- [TASK TO CARRY OUT] Find the string "hipMemcpyDeviceToHost" in the material. Copy every line that has it.

++++ DATASET EXTRACT ++++

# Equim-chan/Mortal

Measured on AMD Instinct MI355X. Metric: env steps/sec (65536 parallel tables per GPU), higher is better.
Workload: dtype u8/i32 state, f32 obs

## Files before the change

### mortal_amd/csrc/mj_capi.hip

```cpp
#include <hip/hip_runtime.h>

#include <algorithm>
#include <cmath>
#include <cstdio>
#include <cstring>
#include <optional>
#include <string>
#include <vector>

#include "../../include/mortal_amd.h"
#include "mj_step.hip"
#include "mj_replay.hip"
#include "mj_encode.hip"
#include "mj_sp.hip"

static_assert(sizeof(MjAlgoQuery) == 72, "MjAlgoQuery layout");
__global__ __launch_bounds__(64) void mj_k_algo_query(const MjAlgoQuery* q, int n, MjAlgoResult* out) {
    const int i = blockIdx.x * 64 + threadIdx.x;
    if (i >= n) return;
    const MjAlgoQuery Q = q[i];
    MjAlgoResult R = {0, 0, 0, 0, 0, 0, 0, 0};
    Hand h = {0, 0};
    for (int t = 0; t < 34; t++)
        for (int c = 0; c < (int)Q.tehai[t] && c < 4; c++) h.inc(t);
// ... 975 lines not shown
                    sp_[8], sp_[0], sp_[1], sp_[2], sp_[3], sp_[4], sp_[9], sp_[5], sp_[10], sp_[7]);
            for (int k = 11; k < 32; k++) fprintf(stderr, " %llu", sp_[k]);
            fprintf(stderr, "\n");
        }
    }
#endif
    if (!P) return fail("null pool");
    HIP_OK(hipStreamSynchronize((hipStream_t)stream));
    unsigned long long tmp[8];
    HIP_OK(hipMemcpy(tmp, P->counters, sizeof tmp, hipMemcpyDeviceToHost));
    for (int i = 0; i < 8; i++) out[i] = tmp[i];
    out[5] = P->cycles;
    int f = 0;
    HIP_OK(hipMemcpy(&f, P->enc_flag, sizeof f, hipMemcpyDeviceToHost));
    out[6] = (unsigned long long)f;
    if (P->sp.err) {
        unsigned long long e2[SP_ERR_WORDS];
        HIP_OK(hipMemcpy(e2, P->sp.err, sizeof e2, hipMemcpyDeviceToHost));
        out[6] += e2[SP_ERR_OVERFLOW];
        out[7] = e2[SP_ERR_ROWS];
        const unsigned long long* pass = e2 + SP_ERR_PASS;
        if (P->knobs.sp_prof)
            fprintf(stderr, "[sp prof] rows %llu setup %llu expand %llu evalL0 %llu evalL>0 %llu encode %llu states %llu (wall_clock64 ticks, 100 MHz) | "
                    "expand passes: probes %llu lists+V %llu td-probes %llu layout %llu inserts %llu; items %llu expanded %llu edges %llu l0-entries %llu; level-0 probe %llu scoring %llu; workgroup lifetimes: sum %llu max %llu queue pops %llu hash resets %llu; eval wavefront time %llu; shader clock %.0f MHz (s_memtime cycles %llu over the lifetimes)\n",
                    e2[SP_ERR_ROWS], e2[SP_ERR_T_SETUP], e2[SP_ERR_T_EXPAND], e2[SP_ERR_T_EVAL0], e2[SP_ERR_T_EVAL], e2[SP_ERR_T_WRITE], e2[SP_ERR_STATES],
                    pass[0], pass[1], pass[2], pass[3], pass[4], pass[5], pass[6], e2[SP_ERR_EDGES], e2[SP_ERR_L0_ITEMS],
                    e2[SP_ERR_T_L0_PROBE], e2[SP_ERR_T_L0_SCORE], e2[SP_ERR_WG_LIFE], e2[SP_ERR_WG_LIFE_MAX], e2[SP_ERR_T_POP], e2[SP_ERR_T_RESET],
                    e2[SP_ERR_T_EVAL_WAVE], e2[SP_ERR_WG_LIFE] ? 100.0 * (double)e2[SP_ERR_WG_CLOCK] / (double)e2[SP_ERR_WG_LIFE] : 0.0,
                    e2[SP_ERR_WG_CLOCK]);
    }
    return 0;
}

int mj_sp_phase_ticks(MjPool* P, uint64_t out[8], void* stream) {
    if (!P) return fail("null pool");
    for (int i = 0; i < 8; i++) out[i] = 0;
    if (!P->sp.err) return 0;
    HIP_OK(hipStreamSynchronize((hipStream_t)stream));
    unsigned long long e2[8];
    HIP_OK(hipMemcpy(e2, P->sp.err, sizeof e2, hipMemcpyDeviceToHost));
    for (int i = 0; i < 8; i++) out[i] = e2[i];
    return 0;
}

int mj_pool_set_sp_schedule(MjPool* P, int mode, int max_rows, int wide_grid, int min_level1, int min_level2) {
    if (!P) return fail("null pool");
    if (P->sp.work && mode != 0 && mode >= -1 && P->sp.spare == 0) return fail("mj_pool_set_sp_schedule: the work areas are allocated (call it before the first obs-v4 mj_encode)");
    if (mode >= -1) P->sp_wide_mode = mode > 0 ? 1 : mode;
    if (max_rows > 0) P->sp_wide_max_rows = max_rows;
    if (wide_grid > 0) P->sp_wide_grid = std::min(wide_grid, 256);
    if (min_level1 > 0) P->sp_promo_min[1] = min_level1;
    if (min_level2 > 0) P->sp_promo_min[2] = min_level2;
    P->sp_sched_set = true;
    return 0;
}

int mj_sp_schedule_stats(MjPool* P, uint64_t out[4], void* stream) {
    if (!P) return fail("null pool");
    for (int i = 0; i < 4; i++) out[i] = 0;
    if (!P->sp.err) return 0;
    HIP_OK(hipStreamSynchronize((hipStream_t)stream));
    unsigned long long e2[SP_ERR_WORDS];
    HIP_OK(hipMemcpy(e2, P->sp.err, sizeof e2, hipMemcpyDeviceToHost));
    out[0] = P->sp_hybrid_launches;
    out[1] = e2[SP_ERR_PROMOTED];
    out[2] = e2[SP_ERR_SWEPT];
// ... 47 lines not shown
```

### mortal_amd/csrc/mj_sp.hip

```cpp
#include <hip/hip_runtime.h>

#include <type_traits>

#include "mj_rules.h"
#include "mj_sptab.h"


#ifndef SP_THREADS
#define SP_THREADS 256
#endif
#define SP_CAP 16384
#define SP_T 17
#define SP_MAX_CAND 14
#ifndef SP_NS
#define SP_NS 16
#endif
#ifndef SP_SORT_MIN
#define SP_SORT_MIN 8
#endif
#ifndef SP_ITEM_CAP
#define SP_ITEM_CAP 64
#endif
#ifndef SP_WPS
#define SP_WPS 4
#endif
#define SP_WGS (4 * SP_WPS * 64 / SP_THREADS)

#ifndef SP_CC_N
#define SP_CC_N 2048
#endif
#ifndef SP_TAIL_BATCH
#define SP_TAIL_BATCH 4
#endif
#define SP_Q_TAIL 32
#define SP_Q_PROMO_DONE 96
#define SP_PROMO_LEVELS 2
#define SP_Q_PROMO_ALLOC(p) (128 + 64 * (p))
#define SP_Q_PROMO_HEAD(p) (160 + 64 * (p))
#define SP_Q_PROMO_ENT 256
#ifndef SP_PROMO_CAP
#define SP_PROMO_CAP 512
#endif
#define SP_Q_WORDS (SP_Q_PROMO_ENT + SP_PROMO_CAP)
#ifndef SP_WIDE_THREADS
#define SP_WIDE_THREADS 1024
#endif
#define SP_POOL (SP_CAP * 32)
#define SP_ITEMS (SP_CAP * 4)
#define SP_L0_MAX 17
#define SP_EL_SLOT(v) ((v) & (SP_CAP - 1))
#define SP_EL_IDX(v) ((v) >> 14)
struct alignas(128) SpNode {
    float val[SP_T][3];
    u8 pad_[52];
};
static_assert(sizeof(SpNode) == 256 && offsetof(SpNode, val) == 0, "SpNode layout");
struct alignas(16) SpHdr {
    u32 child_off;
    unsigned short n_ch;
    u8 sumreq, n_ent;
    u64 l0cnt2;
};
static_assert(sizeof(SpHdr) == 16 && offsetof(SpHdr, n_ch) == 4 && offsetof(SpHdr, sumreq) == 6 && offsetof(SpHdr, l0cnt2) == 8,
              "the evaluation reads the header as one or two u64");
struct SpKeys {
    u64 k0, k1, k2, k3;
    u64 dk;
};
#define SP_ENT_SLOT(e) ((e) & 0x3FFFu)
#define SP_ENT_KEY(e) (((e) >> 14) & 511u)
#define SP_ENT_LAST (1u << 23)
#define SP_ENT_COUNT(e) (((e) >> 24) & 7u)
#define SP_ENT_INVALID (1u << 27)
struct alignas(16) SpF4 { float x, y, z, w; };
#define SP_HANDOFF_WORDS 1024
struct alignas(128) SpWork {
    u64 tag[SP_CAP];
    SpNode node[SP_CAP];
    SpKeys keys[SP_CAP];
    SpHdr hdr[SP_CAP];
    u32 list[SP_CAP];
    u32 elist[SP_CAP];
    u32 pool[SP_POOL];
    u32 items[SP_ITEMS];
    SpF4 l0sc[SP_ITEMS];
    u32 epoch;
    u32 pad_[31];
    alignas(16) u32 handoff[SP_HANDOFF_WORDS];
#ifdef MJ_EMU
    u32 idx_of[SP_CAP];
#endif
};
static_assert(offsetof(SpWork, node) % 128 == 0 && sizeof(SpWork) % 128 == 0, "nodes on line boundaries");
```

++++
++++ DATASET EXTRACT ++++

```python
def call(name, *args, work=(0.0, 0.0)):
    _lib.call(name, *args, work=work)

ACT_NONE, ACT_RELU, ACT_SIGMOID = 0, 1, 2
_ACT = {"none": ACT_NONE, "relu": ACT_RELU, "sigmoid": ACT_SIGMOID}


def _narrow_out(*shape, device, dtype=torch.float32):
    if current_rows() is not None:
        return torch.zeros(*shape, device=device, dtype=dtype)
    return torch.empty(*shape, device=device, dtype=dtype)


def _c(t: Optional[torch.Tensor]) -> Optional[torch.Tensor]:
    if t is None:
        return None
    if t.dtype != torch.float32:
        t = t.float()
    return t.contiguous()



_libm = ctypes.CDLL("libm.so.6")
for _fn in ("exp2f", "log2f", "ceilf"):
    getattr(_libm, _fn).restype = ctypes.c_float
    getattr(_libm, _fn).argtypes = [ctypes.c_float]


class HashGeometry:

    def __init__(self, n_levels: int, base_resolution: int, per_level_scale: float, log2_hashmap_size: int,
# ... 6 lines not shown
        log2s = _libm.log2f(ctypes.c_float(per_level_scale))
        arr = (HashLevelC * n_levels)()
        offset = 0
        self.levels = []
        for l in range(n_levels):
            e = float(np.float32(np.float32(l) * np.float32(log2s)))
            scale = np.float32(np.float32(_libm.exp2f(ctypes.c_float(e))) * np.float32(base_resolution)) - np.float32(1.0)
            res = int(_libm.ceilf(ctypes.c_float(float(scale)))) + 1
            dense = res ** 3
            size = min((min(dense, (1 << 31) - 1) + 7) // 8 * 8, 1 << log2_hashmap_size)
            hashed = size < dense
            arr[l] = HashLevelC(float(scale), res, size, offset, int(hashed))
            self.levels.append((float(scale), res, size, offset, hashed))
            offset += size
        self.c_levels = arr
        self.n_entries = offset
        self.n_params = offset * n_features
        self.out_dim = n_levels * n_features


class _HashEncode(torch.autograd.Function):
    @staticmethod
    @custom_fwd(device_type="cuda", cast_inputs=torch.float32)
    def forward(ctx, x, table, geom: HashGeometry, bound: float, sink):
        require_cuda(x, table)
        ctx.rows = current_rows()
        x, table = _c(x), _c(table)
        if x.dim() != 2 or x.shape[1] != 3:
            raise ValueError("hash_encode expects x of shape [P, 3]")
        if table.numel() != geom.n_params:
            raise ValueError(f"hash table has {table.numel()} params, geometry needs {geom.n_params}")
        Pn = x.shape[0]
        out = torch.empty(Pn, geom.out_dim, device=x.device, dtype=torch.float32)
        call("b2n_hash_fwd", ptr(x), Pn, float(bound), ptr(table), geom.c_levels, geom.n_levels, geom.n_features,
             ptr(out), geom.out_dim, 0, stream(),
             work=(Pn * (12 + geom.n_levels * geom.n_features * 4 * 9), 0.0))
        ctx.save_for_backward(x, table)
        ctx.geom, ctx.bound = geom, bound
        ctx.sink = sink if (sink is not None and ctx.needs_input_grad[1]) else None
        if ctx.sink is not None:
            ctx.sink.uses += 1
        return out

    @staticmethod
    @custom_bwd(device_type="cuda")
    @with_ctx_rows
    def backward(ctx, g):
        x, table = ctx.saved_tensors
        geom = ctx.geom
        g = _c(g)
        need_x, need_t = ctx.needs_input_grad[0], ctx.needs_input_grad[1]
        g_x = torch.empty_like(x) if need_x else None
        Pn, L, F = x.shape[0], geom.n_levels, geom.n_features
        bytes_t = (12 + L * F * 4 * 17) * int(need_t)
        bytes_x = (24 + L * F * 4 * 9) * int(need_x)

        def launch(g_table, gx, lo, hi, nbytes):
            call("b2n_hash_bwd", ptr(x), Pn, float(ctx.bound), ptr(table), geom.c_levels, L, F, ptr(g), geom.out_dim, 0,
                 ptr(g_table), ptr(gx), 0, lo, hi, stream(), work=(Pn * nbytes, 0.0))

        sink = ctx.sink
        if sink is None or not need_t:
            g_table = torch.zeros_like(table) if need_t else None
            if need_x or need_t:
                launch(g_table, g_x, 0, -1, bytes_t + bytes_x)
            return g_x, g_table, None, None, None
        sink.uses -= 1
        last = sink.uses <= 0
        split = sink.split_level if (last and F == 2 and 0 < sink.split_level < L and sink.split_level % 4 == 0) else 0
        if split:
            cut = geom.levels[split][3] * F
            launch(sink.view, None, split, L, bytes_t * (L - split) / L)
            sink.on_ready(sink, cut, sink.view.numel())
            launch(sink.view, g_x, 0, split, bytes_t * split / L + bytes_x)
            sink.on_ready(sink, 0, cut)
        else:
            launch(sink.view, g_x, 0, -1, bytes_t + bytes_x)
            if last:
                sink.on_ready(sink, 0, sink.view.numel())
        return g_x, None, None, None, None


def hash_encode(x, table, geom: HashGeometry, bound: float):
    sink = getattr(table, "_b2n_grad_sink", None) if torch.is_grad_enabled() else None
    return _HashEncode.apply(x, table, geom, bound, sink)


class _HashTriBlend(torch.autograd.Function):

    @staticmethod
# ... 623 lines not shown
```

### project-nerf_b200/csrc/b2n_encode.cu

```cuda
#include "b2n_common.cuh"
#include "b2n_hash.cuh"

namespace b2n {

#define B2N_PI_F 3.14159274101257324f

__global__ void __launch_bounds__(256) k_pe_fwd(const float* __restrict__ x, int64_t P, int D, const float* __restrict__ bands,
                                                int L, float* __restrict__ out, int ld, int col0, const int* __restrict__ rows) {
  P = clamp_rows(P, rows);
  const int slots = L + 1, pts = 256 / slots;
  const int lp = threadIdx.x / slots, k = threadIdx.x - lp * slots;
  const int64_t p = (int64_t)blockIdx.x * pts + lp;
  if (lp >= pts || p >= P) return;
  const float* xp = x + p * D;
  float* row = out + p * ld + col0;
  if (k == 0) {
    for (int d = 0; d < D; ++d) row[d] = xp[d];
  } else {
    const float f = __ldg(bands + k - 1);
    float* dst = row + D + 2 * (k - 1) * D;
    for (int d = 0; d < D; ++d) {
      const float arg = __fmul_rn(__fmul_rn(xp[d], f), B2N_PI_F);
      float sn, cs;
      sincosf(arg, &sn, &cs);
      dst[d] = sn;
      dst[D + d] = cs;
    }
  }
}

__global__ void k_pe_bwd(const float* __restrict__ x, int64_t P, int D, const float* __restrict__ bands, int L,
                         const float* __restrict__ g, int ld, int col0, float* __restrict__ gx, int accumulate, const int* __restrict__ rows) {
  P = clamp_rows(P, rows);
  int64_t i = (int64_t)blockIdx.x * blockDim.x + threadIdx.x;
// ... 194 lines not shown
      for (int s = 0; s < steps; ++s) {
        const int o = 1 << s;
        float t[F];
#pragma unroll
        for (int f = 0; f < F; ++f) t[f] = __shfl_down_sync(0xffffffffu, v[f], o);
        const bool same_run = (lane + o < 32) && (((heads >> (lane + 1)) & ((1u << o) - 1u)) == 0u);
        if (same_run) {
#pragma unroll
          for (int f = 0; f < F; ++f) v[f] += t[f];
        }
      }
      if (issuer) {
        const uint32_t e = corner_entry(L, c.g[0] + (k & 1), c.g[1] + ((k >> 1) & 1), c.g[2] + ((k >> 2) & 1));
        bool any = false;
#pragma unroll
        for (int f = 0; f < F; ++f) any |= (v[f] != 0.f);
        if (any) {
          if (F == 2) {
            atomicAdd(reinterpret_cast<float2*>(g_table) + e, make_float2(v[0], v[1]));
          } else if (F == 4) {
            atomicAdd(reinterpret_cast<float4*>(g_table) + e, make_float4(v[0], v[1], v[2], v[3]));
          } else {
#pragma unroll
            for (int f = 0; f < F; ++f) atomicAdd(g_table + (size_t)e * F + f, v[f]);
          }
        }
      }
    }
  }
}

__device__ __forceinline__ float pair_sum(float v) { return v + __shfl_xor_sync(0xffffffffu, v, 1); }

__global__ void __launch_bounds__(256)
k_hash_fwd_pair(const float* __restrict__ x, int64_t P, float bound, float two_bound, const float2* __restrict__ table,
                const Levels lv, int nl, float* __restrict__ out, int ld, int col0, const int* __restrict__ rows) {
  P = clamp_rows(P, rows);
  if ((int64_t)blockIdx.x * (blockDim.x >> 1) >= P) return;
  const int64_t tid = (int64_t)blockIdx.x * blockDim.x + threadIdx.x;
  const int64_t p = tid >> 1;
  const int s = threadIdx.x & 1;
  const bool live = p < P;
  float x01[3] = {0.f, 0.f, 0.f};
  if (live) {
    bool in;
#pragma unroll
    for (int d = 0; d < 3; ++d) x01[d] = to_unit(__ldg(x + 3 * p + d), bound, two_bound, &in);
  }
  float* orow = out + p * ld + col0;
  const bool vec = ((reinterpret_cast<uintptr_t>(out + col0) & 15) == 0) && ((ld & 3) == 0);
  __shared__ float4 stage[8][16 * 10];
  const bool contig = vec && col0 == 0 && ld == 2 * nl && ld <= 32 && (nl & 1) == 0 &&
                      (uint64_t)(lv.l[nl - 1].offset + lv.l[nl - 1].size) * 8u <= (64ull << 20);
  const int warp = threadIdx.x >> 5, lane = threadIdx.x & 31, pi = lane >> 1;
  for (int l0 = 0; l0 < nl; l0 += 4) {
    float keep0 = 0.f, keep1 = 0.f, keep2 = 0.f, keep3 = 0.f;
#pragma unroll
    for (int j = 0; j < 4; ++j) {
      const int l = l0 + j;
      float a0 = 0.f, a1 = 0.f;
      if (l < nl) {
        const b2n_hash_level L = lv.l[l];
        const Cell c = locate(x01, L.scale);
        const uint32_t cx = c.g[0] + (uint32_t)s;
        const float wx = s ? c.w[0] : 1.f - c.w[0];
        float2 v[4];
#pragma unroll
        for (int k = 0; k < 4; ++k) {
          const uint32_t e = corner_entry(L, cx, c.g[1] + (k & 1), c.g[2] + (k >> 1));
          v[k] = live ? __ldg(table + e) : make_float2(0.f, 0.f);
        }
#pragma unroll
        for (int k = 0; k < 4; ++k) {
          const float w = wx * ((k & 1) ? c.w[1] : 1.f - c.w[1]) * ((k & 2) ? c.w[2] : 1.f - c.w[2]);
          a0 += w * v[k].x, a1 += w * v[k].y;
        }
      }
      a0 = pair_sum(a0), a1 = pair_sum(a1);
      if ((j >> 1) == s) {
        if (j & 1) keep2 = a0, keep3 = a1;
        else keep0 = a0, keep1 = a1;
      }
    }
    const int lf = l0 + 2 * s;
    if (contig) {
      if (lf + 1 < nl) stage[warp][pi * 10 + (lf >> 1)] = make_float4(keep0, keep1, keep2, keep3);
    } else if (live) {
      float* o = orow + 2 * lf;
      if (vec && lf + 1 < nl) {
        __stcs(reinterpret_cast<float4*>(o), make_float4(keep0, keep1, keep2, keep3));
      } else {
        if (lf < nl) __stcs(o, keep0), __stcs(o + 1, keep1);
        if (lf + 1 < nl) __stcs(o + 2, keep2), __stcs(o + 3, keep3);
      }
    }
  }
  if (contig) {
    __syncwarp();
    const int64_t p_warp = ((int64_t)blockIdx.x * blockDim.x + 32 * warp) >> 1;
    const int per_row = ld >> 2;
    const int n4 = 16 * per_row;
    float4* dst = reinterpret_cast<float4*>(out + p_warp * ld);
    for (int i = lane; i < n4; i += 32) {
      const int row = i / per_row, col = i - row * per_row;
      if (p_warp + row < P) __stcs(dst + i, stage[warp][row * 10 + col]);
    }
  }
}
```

++++

- [EXERCISE RESPONSE]
    HIP_OK(hipMemcpy(tmp, P->counters, sizeof tmp, hipMemcpyDeviceToHost));
    HIP_OK(hipMemcpy(&f, P->enc_flag, sizeof f, hipMemcpyDeviceToHost));
        HIP_OK(hipMemcpy(e2, P->sp.err, sizeof e2, hipMemcpyDeviceToHost));
    HIP_OK(hipMemcpy(e2, P->sp.err, sizeof e2, hipMemcpyDeviceToHost));
    HIP_OK(hipMemcpy(e2, P->sp.err, sizeof e2, hipMemcpyDeviceToHost));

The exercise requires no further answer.